To evaluate a trained model on the evaluation harness, use ./deepy.py evaluate.py configs/your_config.yml
Coming soon! Check out the distill-gpt-neox
branch to try distilling a model.
EleutherAI is currently using Weights & Biases to record experiments. If you are logged into Weights & Biases on your machine - you can do this by executing wandb login
- your runs will automatically be recorded. Additionally, set the config parameter wandb_team
if you would like the run to be added to an organisation/team account.
We also support using Tensorboard via the tensorboard-dir
argument. To use tensorboard, install the optional packages found at requirements/requirements-tensorboard.txt
If you have found GPT-Neo helpful in your work, you can cite this repository as
@software{gpt-neo,
author = {Andonian, Alex and Biderman, Stella and Black, Sid and Gali, Preetham and Gao, Leo and Hallahan, Eric and Levy-Kramer, Josh and Leahy, Connor and Nestler, Lucas and Parker, Kip and Pieler, Michael and Purohit, Shivanshu and Songz, Tri and Wang, Phil and Weinbach, Samuel},
title = {{GPT-NeoX}: Large Scale Autoregressive Language Modeling in PyTorch},
url = {http://github.com/eleutherai/gpt-neox},
year = {2021}
}
In the above bibtex entry, names are in alphabetical order, and the year corresponds to the project's open-source release.
This repository hosts code that is part of EleutherAI's GPT-NeoX project. Copyright (c) 2021, EleutherAI contributors (in alphabetical order): Alex Andonian, Stella Biderman, Sid Black, Preetham Gali, Leo Gao, Eric Hallahan, Josh Levy-Kramer, Connor Leahy, Lucas Nestler, Kip Parker, Michael Pieler, Shivanshu Purohit, Tri Songz, Phil Wang, Samuel Weinbach. Licensed under the Apache License:
Licensed under the Apache License, Version 2.0 (the "License");
you may not use this file except in compliance with the License.
You may obtain a copy of the License at
http://www.apache.org/licenses/LICENSE-2.0
Unless required by applicable law or agreed to in writing, software
distributed under the License is distributed on an "AS IS" BASIS,
WITHOUT WARRANTIES OR CONDITIONS OF ANY KIND, either express or implied.

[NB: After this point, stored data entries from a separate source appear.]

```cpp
bool mfft_plan_s::split_last_eligible() const {
  if (d.decomp != MFFT_SLAB || P != 1 || !r2c || nat_pitch() || d.line2d || d.drop_nyquist || split_last == 0) return false;
  if (N0 < 2 || N1 < 2 || N2 % 2 || !pair_rows_supported(N2, prec)) return false;
  if (split_last > 0) return true;
  return prec == MFFT_DOUBLE && N0 == 1024 && N1 == 1024 && N2 == 1024;
}
bool mfft_plan_s::split_last_route() {
  if (!split_last_eligible()) return false;
  if (split_last_fit < 0) {
    const size_t need = (size_t)(N0 * (N1 * (N2 / 2) + split_last_pad())) * es;
    size_t fr = 0, tot = 0;
    if (work[0].bytes >= need) split_last_fit = 1;
    else if (hipMemGetInfo(&fr, &tot) != hipSuccess) { (void)hipGetLastError(); split_last_fit = 0; }
    else split_last_fit = need <= fr / 4 ? 1 : 0;
  }
  return split_last_fit == 1;
}
int mfft_plan_s::slab_forward_split_last(const void* u, void* fu) {
  const int64_t M = N2 / 2, pl = N1 * M + split_last_pad();
  const double Wb = (double)(N0 * N1 * M) * es;
  MFFT_TRY(ensure(work[0], (size_t)(N0 * pl) * es));
  void* W = work[0].p;
  MFFT_TRY(stage("fwd_x", 2 * Wb, [&] { return col(u, W, N0, false, 1, N1 * M, 0, plain(N1 * M), 0, plain(pl)); }));
  MFFT_TRY(stage("fwd_y", 2 * Wb, [&] { return col(W, W, N1, false, N0, M, pl, plain(M), pl, plain(M)); }));
  return stage("fwd_z", Wb + (double)(N0 * N1 * Nf) * es, [&] {
    RealArgs a = real_args(W, fu, N0 * N1, N2, N2, Nf, 1.0);
    a.pair_n0 = (int)N0; a.pair_n1 = (int)N1; a.pair_rplane = 2 * pl; a.pair_cplane = N1 * Nf;
    return mfft::launch_r2c(a, stream);
  });
}
int mfft_plan_s::slab_backward_split_last(const void* fu, void* u) {
  const int64_t M = N2 / 2, pl = N1 * M + split_last_pad();
  const double Wb = (double)(N0 * N1 * M) * es;
  MFFT_TRY(ensure(work[0], (size_t)(N0 * pl) * es));
  void* W = work[0].p;
  MFFT_TRY(stage("bwd_z", Wb + (double)(N0 * N1 * Nf) * es, [&] {
    RealArgs a = real_args(fu, W, N0 * N1, N2, Nf, N2, 1.0 / (double)N2);
    a.pair_n0 = (int)N0; a.pair_n1 = (int)N1; a.pair_rplane = 2 * pl; a.pair_cplane = N1 * Nf;
    return mfft::launch_c2r(a, stream);
  }));
  MFFT_TRY(stage("bwd_y", 2 * Wb, [&] { return col(W, W, N1, true, N0, M, pl, plain(M), pl, plain(M)); }));
  return stage("bwd_x", 2 * Wb, [&] { return col(W, u, N0, true, 1, N1 * M, 0, plain(pl), 0, plain(N1 * M)); });
}

int mfft_plan_s::slab_forward(const void* u, void* fu) {
  const double Cb = (double)(N0 * Np1 * Nf) * es;
  const double Rb = (double)(Np0 * N1 * N2) * rs;
  if (P == 1 && split_last_route()) return slab_forward_split_last(u, fu);
  if (P == 1) {
    const int64_t Z = Zc();
    if (const int64_t xpad = p1_plane_pad()) {
      MFFT_TRY(stage("fwd_z", Rb + Cb, [&] { return z_forward(u, fu, N0 * N1, N2, Z); }));
      const int64_t pl = N1 * Z + xpad;
      MFFT_TRY(ensure(work[0], (size_t)(N0 * pl) * es));
      void* A = work[0].p;
      MFFT_TRY(stage("fwd_y", 2 * Cb, [&] { return col(fu, A, N1, false, N0, Nf, N1 * Z, plain(Z), pl, plain(Z)); }));
      MFFT_TRY(stage("fwd_x", 2 * Cb, [&] { return col(A, fu, N0, false, 1, N1 * Z, 0, plain(pl), 0, plain(N1 * Z)); }));
      return 0;
    }
    MFFT_TRY(stage("fwd_z", Rb + Cb, [&] { return z_forward(u, fu, N0 * N1, N2, Z); }));
    if (fwd_out_of_place((size_t)Cb)) {
      MFFT_TRY(ensure(work[0], (size_t)(N0 * N1 * Z) * es));
      void* A = work[0].p;
      MFFT_TRY(stage("fwd_y", 2 * Cb, [&] { return col(fu, A, N1, false, N0, Nf, N1 * Z, plain(Z), N1 * Z, plain(Z)); }));
      MFFT_TRY(stage("fwd_x", 2 * Cb, [&] { return col(A, fu, N0, false, 1, N1 * Z, 0, plain(N1 * Z), 0, plain(N1 * Z)); }));
      return 0;
    }
    MFFT_TRY(stage("fwd_y", 2 * Cb, [&] { return col(fu, fu, N1, false, N0, Nf, N1 * Z, plain(Z), N1 * Z, plain(Z)); }));
    MFFT_TRY(stage("fwd_x", 2 * Cb, [&] { return col(fu, fu, N0, false, 1, N1 * Z, 0, plain(N1 * Z), 0, plain(N1 * Z)); }));
    return 0;
  }
  if (nbatch > 1) return slab_forward_rows(u, fu);
  if (nslice > 1) return slab_forward_pipelined(u, fu);
  const int64_t S = Np1 * Nf + xplane_pad(true);
  const size_t cb = (size_t)std::max(Np0 * N1 * Nf, N0 * S) * es;
// ... 272 lines not shown
```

See the License for the specific language governing permissions and
limitations under the License.
This repository is based off code written by NVIDIA that is licensed under the Apache License, Version 2.0. In accordance with the Apache License, all files that are modifications of code originally written by NVIDIA maintain a NVIDIA copyright header. All files that do not contain such a header are original to EleutherAI contributors. When the NVIDIA code has been modified from its original version, that fact is noted in the copyright header. All derivative works of this repository must preserve these headers under the terms of the Apache License.
For full terms, see the LICENSE
file. If you have any questions, comments, or concerns about licensing please email us at [email protected].
We run our experiments on a Kubernetes cluster generously provided by CoreWeave.